When I was little, my dad convinced me to leave beer out for Santa. All the other kids would be setting out milk and cookies, he explained, and the big guy in red might like a brewski and buttered popcorn for a change.
Since my father enjoyed that very snack just about every night, I figured he was right, the bearded one might also be partial to a savory nibble.
So that’s what we did in our house.
I chuckle now when I think of my 6-year-old self preparing my dad’s evening treat, completely clueless.
But it also taught me something important:
Your holidays don’t have to be storybook perfect.
They certainly don’t have to look like anyone else’s.
And what makes them yours also makes them special.
When my son was born, I attempted the Hallmark version of the holly jolly business. But I soon concluded there was no merriment in trying to juggle shopping, baking, party after party, gift exchanges, traveling and concocting big, elaborate meals while also caring for a tiny human.
I realized it’s the little things, like leaving out a beer and popcorn for Santa, that I remember from my childhood Christmases. Or oohing and ahhing over local light displays with my sister. Or stringing popcorn until our fingers bled while watching the old Rudolph and Frosty movies.
With that realization, I pared it way down and focused on my favorites.
These days we get together and exchange gifts with the extended family when it’s most convenient for everyone.
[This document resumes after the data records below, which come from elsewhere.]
template <int Q, int MT>
__global__ __launch_bounds__(256, 4) void screen32b(S32BArgs B) {
  const S32PArgs& a = B.p;
  constexpr int QH = FixDims<Q>::QH;
  if (a.gate && a.gate[0] == 0) return;
  constexpr bool H1 = QH == 1;
  constexpr int kTile = H1 ? 512 : 1024;
  constexpr int kHalf = kTile / 2;
  constexpr int kPB = H1 ? 8 : 16;
  constexpr int NWH = kPB / 4;
  constexpr int kRow = 2 * kPB;
  typedef unsigned u4v __attribute__((ext_vector_type(4)));
  __shared__ __attribute__((aligned(16))) float c32s[64 * kPrStr + 128];
  float* const eb = c32s + 64 * kPrStr;
  float* const hc = eb + 64;
  constexpr size_t kQBytes = 4 * 2 * 2 * kTile + 4 * 128 * sizeof(int2);
  __shared__ __attribute__((aligned(16))) unsigned char qlds[kQBytes > kFixLdsBytes ? kQBytes : kFixLdsBytes];
  typedef unsigned char QRow[2][2 * kTile];
  QRow* qd = reinterpret_cast<QRow*>(qlds);
  int2 (*qm)[128] = reinterpret_cast<int2 (*)[128]>(qlds + 4 * 2 * 2 * kTile);
// ... 133 lines not shown
    const int label = (int)(bA & 63u);
    const float vb = __uint_as_float(bA & ~63u);
    const float vs = __uint_as_float(sA_ & ~63u);
    float thr = fmaf(vb, thr_rel, thr0);
    unsigned ua = __float_as_uint(hA), ub = __float_as_uint(hB);
    swap32(ua, ub);
    const float hsum = __uint_as_float(ua) + __uint_as_float(ub);
    const float hh = fmaf(hsum, 1.0f + 0x1p-18f, 0x1p-20f);
    const float hl = hsum * (1.0f - 0x1p-18f);
    const float dn = fmaf(0x1p-11f * (1.0f + 0x1p-9f), __builtin_amdgcn_sqrtf(hh), 0x1p-23f);
    {
      const float K = thr0 + hh - Dlo;
      const float Gs = fmaxf(vs + K, 0x1p-100f), Gb = fmaxf(fmaf(vb, thr_rel, K), 0x1p-100f);
      thr += 2.0f * (1.0f + 0x1p-19f) * dn * (__builtin_amdgcn_sqrtf(Gs) + __builtin_amdgcn_sqrtf(Gb));
    }
    const bool valid = lane < nvalid;
    const bool cert = vs > thr;
    const int pt = meta.x, ob = meta.y;
    const bool moved = valid && cert && label != ob;
    if (moved) {
      a.labels[pt] = label;
      a.lab8[pt] = (uint8_t)label;
    }
    const float gb = fmaf(vb, thr_rel, thr0 + hh - Dlo);
    const float gs = vs - ((thr0 + Dhi) - hl);
    const float u0 = fmaf(__builtin_amdgcn_sqrtf(fmaxf(gb, 0.0f)), 1.0f + 0x1p-19f, dn);
    const float l0 = fmaf(__builtin_amdgcn_sqrtf(fmaxf(gs, 0.0f)), 1.0f - 0x1p-19f, -dn);
    const float wl = __shfl(wdn_l, label);
    if (valid) B.zb[pt] = cert ? zb_pack(l0, u0, wl, (unsigned)label) : (kZbStale | (unsigned)ob);
    const bool unc = valid && !cert;
    const unsigned long long mv = __ballot(moved);
    const unsigned long long need = __ballot(unc);
    const int rm = __builtin_amdgcn_mbcnt_hi((unsigned)(mv >> 32),
                                             __builtin_amdgcn_mbcnt_lo((unsigned)mv, 0u));
    const int rn = __builtin_amdgcn_mbcnt_hi((unsigned)(need >> 32),
                                             __builtin_amdgcn_mbcnt_lo((unsigned)need, 0u));
    if (moved) mv_region[mv_used + rm] = int2{pt, ob | (label << 16)};
    if (unc) fb_region[fb_used + rn] = int2{pt, ob};
    mv_used += __popcll(mv);
    fb_used += __popcll(need);
  };
  int qh = 0, qn = 0;
  int qtot = 0, ttot = 0;
  auto process = [&](const Row& b, bool valid, int pt, int ao) __attribute__((always_inline)) {
    const float qa = dist2(b, ao);
    const float uba = fmaf(__builtin_amdgcn_sqrtf(qa), 1.0f + 0x1p-18f, eb[ao]);
    const float l0 = fmaf(hc[ao], 1.0f - 0x1p-22f, -uba);
    const bool keep = l0 > uba * (1.0f + 0x1p-20f);
    if (valid && keep) B.zb[pt] = zb_pack(l0, uba, __shfl(wdn_l, ao), (unsigned)ao);
#ifdef CDR_EXPERIMENTS
    const bool q = valid && !keep && !(B.dbg & 8);
#else
    const bool q = valid && !keep;
#endif
    const unsigned long long m = __ballot(q);
    if (m) {
      if (q) {
        const int r = __builtin_amdgcn_mbcnt_hi((unsigned)(m >> 32),
                                                __builtin_amdgcn_mbcnt_lo((unsigned)m, 0u));
        const int slot = (qh + r) & 127;
        const int e = slot & 63;
        unsigned char* dst = qd[wv][slot >> 6] + (e >> 5) * kTile + (e & 31) * kPB;
        if constexpr (H1) {
          *reinterpret_cast<uint2*>(dst) = uint2{b.w[0], b.w[1]};
          *reinterpret_cast<uint2*>(dst + kHalf) = uint2{b.w[2], b.w[3]};
        } else {
          *reinterpret_cast<uint4*>(dst) = uint4{b.w[0], b.w[1], b.w[2], b.w[3]};
          *reinterpret_cast<uint4*>(dst + kHalf) = uint4{b.w[4], b.w[5], b.w[6], b.w[7]};
        }
        qm[wv][slot] = int2{pt, ao};
      }
      const int c = __popcll(m);
      qh = (qh + c) & 127;
      qn += c;
      qtot += c;
      if (qn >= 64) {
        drain(((qh - qn) & 127) >> 6, 64);
        qn -= 64;
      }
    }
  };
  unsigned* const fl = flist[wv];
  struct GB {
    Row r;
    int pt, ao;
    bool valid;
  };
  auto gload = [&](GB& g, int b, int cnt) __attribute__((always_inline)) {
    const int e = 64 * b + lane;
    g.valid = e < cnt;
    const unsigned ent = fl[g.valid ? e : 64 * b];
    const int64_t ci = wave + (int64_t)(ent >> 14) * nwaves;
    const int64_t pt = ci * kBChunk + ((ent >> 6) & 255);
    g.pt = (int)pt;
    g.ao = (int)(ent & 63);
    const u4v* src = reinterpret_cast<const u4v*>(B.XH + pt * kRow);
    const u4v q0 = __builtin_nontemporal_load(src);
    g.r.w[0] = q0.x; g.r.w[1] = q0.y; g.r.w[2] = q0.z; g.r.w[3] = q0.w;
    if constexpr (!H1) {
      const u4v q1 = __builtin_nontemporal_load(src + 1);
      g.r.w[4] = q1.x; g.r.w[5] = q1.y; g.r.w[6] = q1.z; g.r.w[7] = q1.w;
    }
  };
  auto phase2 = [&](int& cnt, bool last) __attribute__((always_inline)) {
    const int nb = last ? (cnt + 63) >> 6 : cnt >> 6;
    if (nb == 0) return;
    ttot += last ? cnt : nb * 64;
#ifdef CDR_EXPERIMENTS
    if (B.dbg & 4) {
      cnt = 0;
      return;
    }
#endif
    GB g[3];
    gload(g[0], 0, cnt);
    gload(g[1], nb > 1 ? 1 : 0, cnt);
    for (int b = 0; b < nb; b += 3) {
#pragma unroll
      for (int i = 0; i < 3; ++i) {
        const int nx = b + i + 2;
        gload(g[(i + 2) % 3], nx < nb ? nx : nb - 1, cnt);
        if (b + i < nb) process(g[i].r, g[i].valid, g[i].pt, g[i].ao);
      }
    }
    const int done = nb * 64;
    const int rem = last ? 0 : cnt - done;
    if (rem > 0) {
      const unsigned v = lane < rem ? fl[done + lane] : 0u;
      __builtin_amdgcn_wave_barrier();
      if (lane < rem) fl[lane] = v;
    }
    cnt = rem;
  };

  int cnt = 0;
  int64_t it = 0;
  for (int64_t C0 = wave; C0 < nchunks; C0 += (int64_t)kBPD * nwaves) {
#pragma unroll
    for (int i = 0; i < kBPD; ++i, ++it) {
      const int64_t Ci = C0 + (int64_t)i * nwaves;
      if (Ci >= nchunks) break;
      zload(zc[(i + kBPD - 1) % kBPD], Ci + (int64_t)(kBPD - 1) * nwaves);
      const u4v z = zc[i];
#pragma unroll
      for (int u = 0; u < 4; ++u) {
        const unsigned w = z[u];
        const unsigned lab = w & 63u;
#ifdef CDR_EXPERIMENTS
        const bool fail = (!(__uint_as_float(w & ~63u) > __shfl(wup_l, (int)lab)) || (B.dbg & 1)) &&
                          !(B.dbg & 16);
#else
        const bool fail = !(__uint_as_float(w & ~63u) > __shfl(wup_l, (int)lab)) || (B.dbg & 1);
#endif
        const unsigned long long m = __ballot(fail);
        if (m) {
          if (fail) {
            const int r = __builtin_amdgcn_mbcnt_hi((unsigned)(m >> 32),
                                                    __builtin_amdgcn_mbcnt_lo((unsigned)m, 0u));
            fl[cnt + r] = (unsigned)it << 14 | (unsigned)(4 * lane + u) << 6 | lab;
          }
          cnt += __popcll(m);
        }
      }
      if (cnt > kBList - kBChunk) phase2(cnt, false);
    }
  }
  phase2(cnt, true);
  if (qn > 0) drain(((qh - qn) & 127) >> 6, qn);
  if (lane == 0) {
    a.fb_count[wave] = fb_used;
    a.mv_count[wave] = mv_used;
    if (a.q_acc) a.q_acc[wave] += qtot;
    if (B.t_acc) B.t_acc[wave] += ttot;
  }
#ifdef CDR_EXPERIMENTS
  if (B.dbg & 2) return;
#endif
  if (!a.fuse) return;
  __syncthreads();
  const FixLds L(qlds);
  if (lane == 0) {
    L.s_mv[wv + 1] = mv_used;
    L.s_fb[wv + 1] = fb_used;
  }
  fixup_regions<Q, MT>(a.fx, blockIdx.x * 4, 4, blockIdx.x % kRunSlices, L, FixPlan{sA, sC});
}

Even if that’s Thanksgiving or well into January.
Holiday baking never much jingled my bell, so I dropped all but one favorite, family recipe.
However, I adore making advent calendars and gingerbread houses, so we never skip those.
I’ve embraced the four-present rule to keep the gifting under control.
And on Christmas Eve, just like my younger self, my children will shun the traditional cookies and milk for Santa Clause. In fact, this year I think a gin and tonic would do nicely.